::: STORED DATA :::

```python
def _overlap_decoders(precision, batch=1):
    return _OVERLAP_ENV == "1" or (_OVERLAP_ENV == "auto" and precision == "bf16" and batch <= OVERLAP_DECODERS_MAX_BATCH)
FOLD_LEVELS = tuple(int(c) for c in __import__("os").environ.get("CCVPE_FOLD_LEVELS", "012345"))
FOLD_MIN_PIXELS = int(__import__("os").environ.get("CCVPE_FOLD_MIN_PIXELS", "2048"))
FUSE_TAIL = __import__("os").environ.get("CCVPE_FUSE_TAIL", "1") != "0"
SPLIT_TAIL = __import__("os").environ.get("CCVPE_SPLIT_TAIL", "1") != "0"
WINO = __import__("os").environ.get("CCVPE_WINO", "1") != "0"
SPLIT3 = __import__("os").environ.get("CCVPE_SPLIT3", "1") != "0"
SPLIT3_TAIL = SPLIT3 and __import__("os").environ.get("CCVPE_SPLIT3_TAIL", "1") != "0"
SPLIT3_MIN_OK = 2
PACK_GRAPH = __import__("os").environ.get("CCVPE_PACK_GRAPH", "1") != "0"
PACK_GATHER = __import__("os").environ.get("CCVPE_PACK_GATHER", "1") != "0"
FUSE_MATCH = __import__("os").environ.get("CCVPE_FUSE_MATCH", "1") != "0"
FUSE_STEM = __import__("os").environ.get("CCVPE_FUSE_STEM", "1") != "0"
EVAL_TWO_STREAMS = __import__("os").environ.get("CCVPE_EVAL_TWO_STREAMS", "1") != "0"


def _tail_split(precision, x, cout):
    if x.dtype != torch.float32:
        return 0
    if precision == "bf16":
        return 1 if SPLIT_TAIL and cout == 1 else 0
    return 2 if SPLIT3 and SPLIT3_TAIL else 0


# ... 136 lines not shown
        lv.c, lv.ldo, lv.up_n = c, ldo, 4 * dc_out
        lv.up_w, lv.up_b = _pack_deconv(sd["deconv%d.weight" % lvl], sd["deconv%d.bias" % lvl],
                                        [(0, 1, c), (c, 0, 1)], ldo, dtype)
        lv.c0, lv.c1 = dc_out, c_in - dc_out
        lv.n_a = c_out
        if fold and j in FOLD_LEVELS:
            lv.fw, lv.fshift = _pack_upconv(sd["deconv%d.weight" % lvl], sd["deconv%d.bias" % lvl],
                                            [(0, 1, c), (c, 0, 1)], ldo, sd["conv%d.0.weight" % lvl],
                                            sd["conv%d.0.bias" % lvl], dtype)
            lv.fw3 = _pack_upconv_s3(lv.fw, ldo, lv.c1, dtype if base_dtype == torch.float32 else None)
        lv.w_a = _pack_conv(sd["conv%d.0.weight" % lvl], dtype)
        lv.b_a = sd["conv%d.0.bias" % lvl].contiguous()
        if lvl != 1:
            lv.w_b = _pack_conv(sd["conv%d.2.weight" % lvl], dtype)
            lv.u_b = _pack_wino(sd["conv%d.2.weight" % lvl], base_dtype) if fold else None
            lv.n_b = c_out
        else:
            lv.w_b = sd["conv1.2.weight"].permute(0, 2, 3, 1).contiguous()
        lv.b_b = sd["conv%d.2.bias" % lvl].contiguous()
        pk.loc.append(lv)
        dtype = base_dtype
        dc_in, dc_out, c_in, c_out = spec["ori"][j]
        ov = _Obj()
        if j == 0:
            c6 = dc_in - n_rot
            ov.k = pk.loc[0].ldo
            ov.k_algo = dc_in
            ov.up_w, ov.up_b = _pack_deconv(sd["deconv6_ori.weight"], sd["deconv6_ori.bias"],
                                            [(0, n_rot, c6), (c6 + 1, 0, n_rot)], pk.loc[0].ldo, dtype)
        else:
# ... 2 lines not shown
                                            [(0, 0, dc_in)], dc_in, dtype)
        ov.up_n = 4 * dc_out
        ov.c0, ov.c1 = dc_out, c_in - dc_out
        if fold and j in FOLD_LEVELS:
            cmap = [(0, n_rot, c6), (c6 + 1, 0, n_rot)] if j == 0 else [(0, 0, dc_in)]
            ov.fw, ov.fshift = _pack_upconv(sd["deconv%d_ori.weight" % lvl], sd["deconv%d_ori.bias" % lvl], cmap,
                                            ov.k, sd["conv%d_ori.0.weight" % lvl], sd["conv%d_ori.0.bias" % lvl],
                                            dtype)
            ov.fw3 = _pack_upconv_s3(ov.fw, ov.k, ov.c1, dtype)
        ov.w_a = _pack_conv(sd["conv%d_ori.0.weight" % lvl], dtype)
        ov.b_a = sd["conv%d_ori.0.bias" % lvl].contiguous()
        ov.n_a = c_out
        if lvl != 1:
            ov.w_b = _pack_conv(sd["conv%d_ori.2.weight" % lvl], dtype)
            ov.u_b = _pack_wino(sd["conv%d_ori.2.weight" % lvl], dtype) if fold else None
            ov.n_b = c_out
        else:
            ov.w_b = sd["conv1_ori.2.weight"].permute(0, 2, 3, 1).contiguous()
        ov.b_b = sd["conv%d_ori.2.bias" % lvl].contiguous()
        pk.ori.append(ov)
    pk.bwd = _pack_backward(sd, kind, pk) if (not fold and base_dtype == torch.float32) else None
    return pk


def _run_encoder(e, img, circular, multiscale, dtype=torch.float32):
    blk0 = e.blocks[0]
    stem_fused = (FUSE_STEM and not blk0.expand and blk0.k == 3 and blk0.s == 1 and blk0.mid == 32
                  and ops.stem_dw_supported(img.shape[2], img.shape[3], circular) > 0)
    x = None if stem_fused else ops.stem_conv(img, e.stem_w, e.stem_scale, e.stem_shift, circular, out_dtype=dtype)
    feats = []
# ... 20 lines not shown
        if multiscale:
            feats.append(x)
    b, h, w, _ = x.shape
    f = ops.conv_igemm(x, 320, e.w_head, 1280, batch=b, in_h=h, in_w=w, scale=e.head_scale,
                       shift=e.head_shift, act=ops.ACT_SWISH)
    return f, feats


def _double_conv(lv, up, skip, batch, hw):
    y = ops.conv_igemm(up, lv.c0, lv.w_a, lv.n_a, batch=batch, in_h=hw, in_w=hw, kh=3, kw=3, pad=1,
                       src1=skip, c1=lv.c1, shift=lv.b_a, act=ops.ACT_RELU)
    return y


def _conv_b(lv, y, batch, hw, out_f32=False):
    if (WINO and lv.u_b is not None and
            ops.conv3x3_wino_ok(y, lv.n_a, lv.u_b, lv.n_b, batch=batch, in_h=hw, in_w=hw)):
        return ops.conv3x3_wino(y, lv.n_a, lv.u_b, lv.n_b, batch=batch, in_h=hw, in_w=hw, shift=lv.b_b)
    return ops.conv_igemm(y, lv.n_a, lv.w_b, lv.n_b, batch=batch, in_h=hw, in_w=hw, kh=3, kw=3, pad=1, shift=lv.b_b,
                          out_f32=out_f32)


def _upconv_a(lv, x, k, batch, hw, skip):
    fw3 = getattr(lv, "fw3", None)
    if (SPLIT3 and fw3 is not None and
            ops.upconv3x3_s3_ok(x, k, fw3, lv.n_a, batch=batch, h1=hw, w1=hw, src1=skip, c1=lv.c1) >= SPLIT3_MIN_OK):
        return ops.upconv3x3_s3(x, k, fw3, lv.fshift, lv.n_a, batch=batch, h1=hw, w1=hw, src1=skip, c1=lv.c1, act=ops.ACT_RELU)
    return ops.upconv3x3(x, k, lv.fw, lv.fshift, lv.n_a, batch=batch, h1=hw, w1=hw, src1=skip, c1=lv.c1, act=ops.ACT_RELU)


# ... 299 lines not shown
```

### ccvpe_amd/ops.py

```python
import ctypes

import torch

from . import _lib
from ._lib import ConvDesc, check

ACT_NONE, ACT_RELU, ACT_SWISH, ACT_RELU_MASK = 0, 1, 2, 3
SPLIT_K_CALLS = 0
SPLIT_K = __import__("os").environ.get("CCVPE_SPLIT_K", "1") == "1"
OUT_NHWC, OUT_DECONV2X = 0, 1

_recorder = None


def set_recorder(rec):
    global _recorder
    _recorder = rec


class LaunchRecorder(object):

    def __init__(self):
        self.items = []

# ... 218 lines not shown
        dst = _empty((batch, in_h, in_w, ldd), device=src0.device)
    elif ldd is None:
        ldd = dst.shape[-1]
    d = _wino_desc(src0, c0, u_packed, n, batch, in_h, in_w, shift, dst, ldd, ld0)
    rec = _recorder
    ev0 = rec.begin() if rec is not None else None
    check(lib.ccvpe_conv3x3_wino_f32(ctypes.byref(d), _stream()), "ccvpe_conv3x3_wino_f32")
    if rec is not None:
        m = batch * in_h * in_w
        flops = 2.0 * m * n * 9 * c0
        nbytes = 4.0 * (m * c0 + m * n + n * 9 * c0)
        rec.end("conv3x3_wino_f32_kernel<16x16,32>", "3x3 s1 M%d N%d K%d" % (m, n, 9 * c0), flops, nbytes, ev0)
    return dst


def upconv3x3(src0, c0, w_packed, shift9, n, *, batch, h1, w1, src1=None, c1=0, act=ACT_NONE, algo_flops=None, route_only=False):
    lib = _lib.load()
    dt = _act_dtype(src0)
    for t, nm in ((src0, "src0"), (src1, "src1"), (w_packed, "w")):
        _chk(t, nm, dt)
    _chk(shift9, "shift9")
    dst = _empty((batch, 2 * h1, 2 * w1, n), device=src0.device, dtype=dt)
    d = _lib.UpconvDesc()
    d.src0, d.src1, d.w, d.shift9, d.dst = _ptr(src0), _ptr(src1), _ptr(w_packed), _ptr(shift9), _ptr(dst)
    d.c0, d.ld0, d.c1, d.ld1 = c0, src0.shape[-1], c1, (src1.shape[-1] if src1 is not None else 0)
    d.batch, d.h1, d.w1 = batch, h1, w1
    d.n, d.kpad, d.ldd, d.act = n, w_packed.shape[-1], n, act
    if route_only:
        return upconv_route(d, dt != torch.float32)
    rec = _recorder
# ... 460 lines not shown
```

### ccvpe_amd/plan.py

```python
import ctypes
import struct
import weakref

import torch

from . import _lib, ops

K_INT, K_FLT, K_NULL, K_WEIGHTS, K_WORKSPACE, K_GRD, K_SAT, K_STREAM, K_BLOB = range(9)
ALIGN = 256

LAUNCHES = ("ccvpe_conv_igemm_f32", "ccvpe_conv_igemm_bf16", "ccvpe_conv_igemm_splitk_f32", "ccvpe_conv_igemm_splitk_bf16",
            "ccvpe_conv3x3_match1_bf16", "ccvpe_conv3x3_wino_f32",
            "ccvpe_upconv3x3_f32", "ccvpe_upconv3x3_bf16", "ccvpe_upconv3x3_s3_f32", "ccvpe_tail512_f32", "ccvpe_tail512_bf16", "ccvpe_stem_conv_f32",
            "ccvpe_stem_conv_bf16", "ccvpe_stem_dw_f32", "ccvpe_stem_dw_bf16", "ccvpe_dwconv_f32", "ccvpe_dwconv_bf16", "ccvpe_mbconv_front_f32", "ccvpe_mbconv_front_bf16",
            "ccvpe_se_gate_f32", "ccvpe_ground_descriptor_f32", "ccvpe_match_level_f32", "ccvpe_match_level_bf16",
            "ccvpe_head_conv3x3_f32", "ccvpe_head_conv3x3_bf16", "ccvpe_softmax_rows_f32", "ccvpe_softmax_apply_f32", "ccvpe_cast_bf16_f32",
            "ccvpe_eval_postprocess_f32")
QUERIES = ("ccvpe_tail512_partials", "ccvpe_conv3x3_match1_ok", "ccvpe_conv3x3_wino_ok", "ccvpe_upconv3x3_s3_ok", "ccvpe_conv_igemm_splitk_floats", "ccvpe_conv_igemm_route", "ccvpe_conv3x3_variant", "ccvpe_upconv3x3_route", "ccvpe_dwconv_nblk", "ccvpe_mbconv_front_nblk", "ccvpe_mbconv_front_route", "ccvpe_mbconv_band_plan", "ccvpe_stem_dw_nblk",
           "ccvpe_last_error", "ccvpe_abi_version")


class _Arena(object):

    def __init__(self, size):
        self.size, self.free, self.peak = size, [(0, size)], 0

    def alloc(self, nbytes):
        n = max(ALIGN, (nbytes + ALIGN - 1) // ALIGN * ALIGN)
        for i, (off, sz) in enumerate(self.free):
            if sz >= n:
                if sz == n:
                    del self.free[i]
                else:
# ... 338 lines not shown
```

### include/ccvpe_hip.h

```cpp
#ifndef CCVPE_HIP_H
#define CCVPE_HIP_H

#ifdef __cplusplus
extern "C" {
#endif

#define CCVPE_OK 0
#define CCVPE_EINVAL (-1)
#define CCVPE_ELAUNCH (-2)

#define CCVPE_ACT_NONE 0
#define CCVPE_ACT_RELU 1
#define CCVPE_ACT_SWISH 2
#define CCVPE_ACT_RELU_MASK 3

#define CCVPE_OUT_NHWC 0
#define CCVPE_OUT_DECONV2X 1

#define CCVPE_MAX_SHIFTS 48

const char* ccvpe_last_error(void);
int ccvpe_abi_version(void);

typedef struct ccvpe_conv_desc {
// ... 20 lines not shown
int ccvpe_conv_igemm_splitk_floats(const ccvpe_conv_desc* desc, int is_bf16);
#define CCVPE_ROUTE_IGEMM 0
#define CCVPE_ROUTE_PW_GEMM 1
#define CCVPE_ROUTE_CONV3X3 2
#define CCVPE_ROUTE_C3N 3
#define CCVPE_ROUTE_PW_RING 4
#define CCVPE_ROUTE_PWN 5
int ccvpe_conv_igemm_route(const ccvpe_conv_desc* desc, int is_bf16, int out_f32);
int ccvpe_conv3x3_variant(const ccvpe_conv_desc* desc, int is_bf16);
int ccvpe_set_narrow_kernels(int on);
int ccvpe_set_pw_ring_kernels(int on);
int ccvpe_set_pwn_kernels(int on);
int ccvpe_set_mbconv_plane_kernels(int mode);
int ccvpe_conv3x3_wino_ok(const ccvpe_conv_desc* desc);
int ccvpe_conv3x3_wino_f32(const ccvpe_conv_desc* desc, void* stream);
int ccvpe_conv3x3_match1_ok(const ccvpe_conv_desc* desc, int out_f32, int L);
int ccvpe_conv3x3_match1_bf16(const ccvpe_conv_desc* desc, int out_f32, const float* g, int ldg, int L, int shift, int stride,
                              int window_offset, float* scores, void* stream);
int ccvpe_conv_igemm_splitk_f32(const ccvpe_conv_desc* desc, float* scratch, void* stream);

typedef struct ccvpe_upconv_desc {
  const void* src0;
  const void* src1;
  const void* w;
  const float* shift9;
  void* dst;
  int c0, ld0, c1, ld1;
  int batch, h1, w1;
  int n, kpad, ldd;
  int act;
// ... 233 lines not shown
```

Measured before the change: 2742.

## Add Winograd 3x3 conv kernel using three-way bf16 split on MFMA

```diff
diff --git a/ccvpe_amd/_lib.py b/ccvpe_amd/_lib.py
--- a/ccvpe_amd/_lib.py
+++ b/ccvpe_amd/_lib.py
@@ -73,6 +73,8 @@
     "ccvpe_set_pwn_kernels": (c_int, [c_int]),
     "ccvpe_conv3x3_wino_ok": (c_int, [ctypes.POINTER(ConvDesc)]),
     "ccvpe_conv3x3_wino_f32": (c_int, [ctypes.POINTER(ConvDesc), c_void_p]),
+    "ccvpe_conv3x3_wino_s3_ok": (c_int, [ctypes.POINTER(ConvDesc)]),
+    "ccvpe_conv3x3_wino_s3_f32": (c_int, [ctypes.POINTER(ConvDesc), c_void_p]),
     "ccvpe_conv3x3_match1_ok": (c_int, [ctypes.POINTER(ConvDesc), c_int, c_int]),
     "ccvpe_conv3x3_match1_bf16": (c_int, [ctypes.POINTER(ConvDesc), c_int, c_void_p, c_int, c_int, c_int, c_int, c_int, c_void_p, c_void_p]),
     "ccvpe_conv_igemm_splitk_f32": (c_int, [ctypes.POINTER(ConvDesc), c_void_p, c_void_p]),
diff --git a/ccvpe_amd/csrc/conv3x3_wino_s3.hip b/ccvpe_amd/csrc/conv3x3_wino_s3.hip
--- /dev/null
+++ b/ccvpe_amd/csrc/conv3x3_wino_s3.hip
@@ -0,0 +1,317 @@
+#include "conv_common.h"
+#include "split3.h"
+
+namespace ccvpe {
+
+struct WinoS3Params {
+  const float* src0;
+  const void* w;
+  const float* shift;
+  float* dst;
+  int c0, ld0;
+  int H, W;
+  int N, Npad;
+  int ldd;
+  int tiles_x, tiles_y, tiles_n, tiles_total;
+};
+
+static constexpr int WS_NTHR = 512;
+static constexpr int WS_BN = 64;
+static constexpr int WS_TILES = 64;
+static constexpr int WS_HC = 18, WS_HPX = 18 * WS_HC;
+static constexpr int WS_HALO_DW = WS_HPX * LDS_LD;
+static constexpr int WS_PANEL_DW = 4 * WS_TILES * S3_ROW;
+static constexpr int WS_LDS = (2 * WS_HALO_DW + 4 * WS_PANEL_DW) * 4;
+static_assert(WS_LDS <= 160 * 1024, "conv3x3_wino_s3_kernel: LDS of one CU");
+
+__global__ __launch_bounds__(WS_NTHR) void conv3x3_wino_s3_kernel(const WinoS3Params p) {
+  constexpr int H_IT = (WS_HPX * 4 + WS_NTHR - 1) / WS_NTHR;
+  extern __shared__ __attribute__((aligned(16))) float ws_sm[];
+  float* Vs = ws_sm;
+  float* Us = Vs + 2 * WS_PANEL_DW;
+  float* Hs = Us + 2 * WS_PANEL_DW;
+
+  const int tid = threadIdx.x;
+  const int lane = tid & 63;
+  const int wave = sgpr(tid >> 6);
+
+  const int tile = xcd_tile(blockIdx.x, p.tiles_total);
+  const int tn = tile % p.tiles_n;
+  const int ts = tile / p.tiles_n;
+  const int tx = ts % p.tiles_x;
+  const int ty = (ts / p.tiles_x) % p.tiles_y;
+  const int b = ts / (p.tiles_x * p.tiles_y);
+  const int y0 = ty * 16, x0 = tx * 16;
+  const int n0 = tn * WS_BN;
+  const int ctot = p.c0;
+  const int nchunks = (ctot + 15) / 16;
+  const int nstages = nchunks * 4;
+
+  int h_off[H_IT], h_pix[H_IT];
+  const int h_sub = tid & 3;
+#pragma unroll
+  for (int it = 0; it < H_IT; ++it) {
+    const int idx = tid + WS_NTHR * it;
+    const int px = idx >> 2;
+    if (px < WS_HPX) {
+      const int hy = px / WS_HC, hx = px - hy * WS_HC;
+      const int iy = y0 - 1 + hy, ix = x0 - 1 + hx;
+      h_off[it] = px * LDS_LD + h_sub * 4;
+      h_pix[it] = ((unsigned)iy < (unsigned)p.H && (unsigned)ix < (unsigned)p.W) ? (b * p.H + iy) * p.W + ix : -1;
+    } else {
+      h_off[it] = -1;
+      h_pix[it] = -1;
+    }
+  }
+  f32x4 h_reg[H_IT];
+  int h_chunk = 0;
+  const int ld0s = sgpr(p.ld0);
+  auto load_halo = [&](int chunk) {
+    h_chunk = chunk;
+#pragma unroll
+    for (int it = 0; it < H_IT; ++it) {
+      const int ch = chunk * 16 + h_sub * 4;
+      const bool ok = h_pix[it] >= 0 && ch < ctot;
+      const size_t off = ok ? (size_t)h_pix[it] * ld0s + ch : 0;
+      h_reg[it] = *reinterpret_cast<const f32x4*>(p.src0 + off);
+    }
+  };
+  auto store_halo = [&](int hbuf) {
+#pragma unroll
+    for (int it = 0; it < H_IT; ++it)
+      if (h_off[it] >= 0)
+        *reinterpret_cast<f32x4*>(Hs + hbuf * WS_HALO_DW + h_off[it]) =
+            keep_if(h_reg[it], h_pix[it] >= 0 && h_chunk * 16 + h_sub * 4 < ctot);
+  };
+
+  const unsigned us_lds = (unsigned)(uintptr_t)(__attribute__((address_space(3))) float*)Us;
+  const size_t comp_bytes = (size_t)p.Npad * (S3_ROW * 4);
+  const char* wbase = reinterpret_cast<const char*>(p.w) + (size_t)n0 * (S3_ROW * 4);
+  const unsigned wvoff = (unsigned)lane * 16u;
+  auto load_u = [&](int s, int dbuf) {
+#pragma unroll
+    for (int q = 0; q < 3; ++q) {
+      const int i = wave * 3 + q;
+      const int c = i / 6, piece = i - 6 * c;
+      const char* sbase = wbase + (size_t)(s * 4 + c) * comp_bytes + piece * 1024;
+      const unsigned lds = __builtin_amdgcn_readfirstlane(us_lds + (unsigned)(dbuf * WS_PANEL_DW * 4 + i * 1024));
+      asm volatile("s_mov_b32 m0, %0\n\tglobal_load_lds_dwordx4 %1, %2" ::"s"(lds), "v"(wvoff), "s"(sbase) : "memory", "m0");
+    }
+  };
+  auto dma_wait = [&]() { asm volatile("s_waitcnt vmcnt(0)" ::: "memory"); };
+
+  const int v_sub = tid & 3;
+  const int v_tile = (tid >> 2) & 63;
+  const int v_half = wave >> 2;
+  const int v_src = ((2 * (v_tile >> 3)) * WS_HC + 2 * (v_tile & 7) + v_half) * LDS_LD + v_sub * 4;
+  const int v_dst = ((2 * v_half) * WS_TILES + v_tile) * S3_ROW + v_sub * 2;
+  f32x4 t_da[3], t_db[3], t_va, t_vb;
+  auto tr_read = [&](auto rtag, int hbuf) {
+    constexpr int R = decltype(rtag)::value;
+    constexpr int RA = R == 0 ? 0 : (R == 2 ? 2 : 1);
+    constexpr int RB = R == 0 ? 2 : (R == 1 ? 2 : (R == 2 ? 1 : 3));
+    const float* hs = Hs + hbuf * WS_HALO_DW + v_src;
+#pragma unroll
+    for (int x = 0; x < 3; ++x) {
+      t_da[x] = *reinterpret_cast<const f32x4*>(hs + (RA * WS_HC + x) * LDS_LD);
+      t_db[x] = *reinterpret_cast<const f32x4*>(hs + (RB * WS_HC + x) * LDS_LD);
+    }
+  };
+  auto tr_math = [&](auto rtag) {
+    constexpr int R = decltype(rtag)::value;
+    f32x4 t[3];
+#pragma unroll
+    for (int x = 0; x < 3; ++x) t[x] = R == 1 ? t_da[x] + t_db[x] : t_da[x] - t_db[x];
+    if (v_half == 0) {
+      t_va = t[0] - t[2];
+      t_vb = t[1] + t[2];
+    } else {
+      t_va = t[1] - t[0];
+      t_vb = t[0] - t[2];
+    }
+  };
+  auto tr_store = [&](int which, int vbuf) {
+    float* vd = Vs + vbuf * WS_PANEL_DW + v_dst;
+    if (which == 0) s3_store_planes(vd, t_va);
+    else s3_store_planes(vd + WS_TILES * S3_ROW, t_vb);
+  };
+  auto transform = [&](auto rtag, int hbuf, int vbuf) {
+    tr_read(rtag, hbuf);
+    tr_math(rtag);
+    tr_store(0, vbuf);
+    tr_store(1, vbuf);
+  };
+
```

:::

PROMPT:
Please filter the entries for the word "wave" and copy the lines that have it.

ANSWER:
+  const int wave = sgpr(tid >> 6);
+      const int i = wave * 3 + q;
+  const int v_half = wave >> 2;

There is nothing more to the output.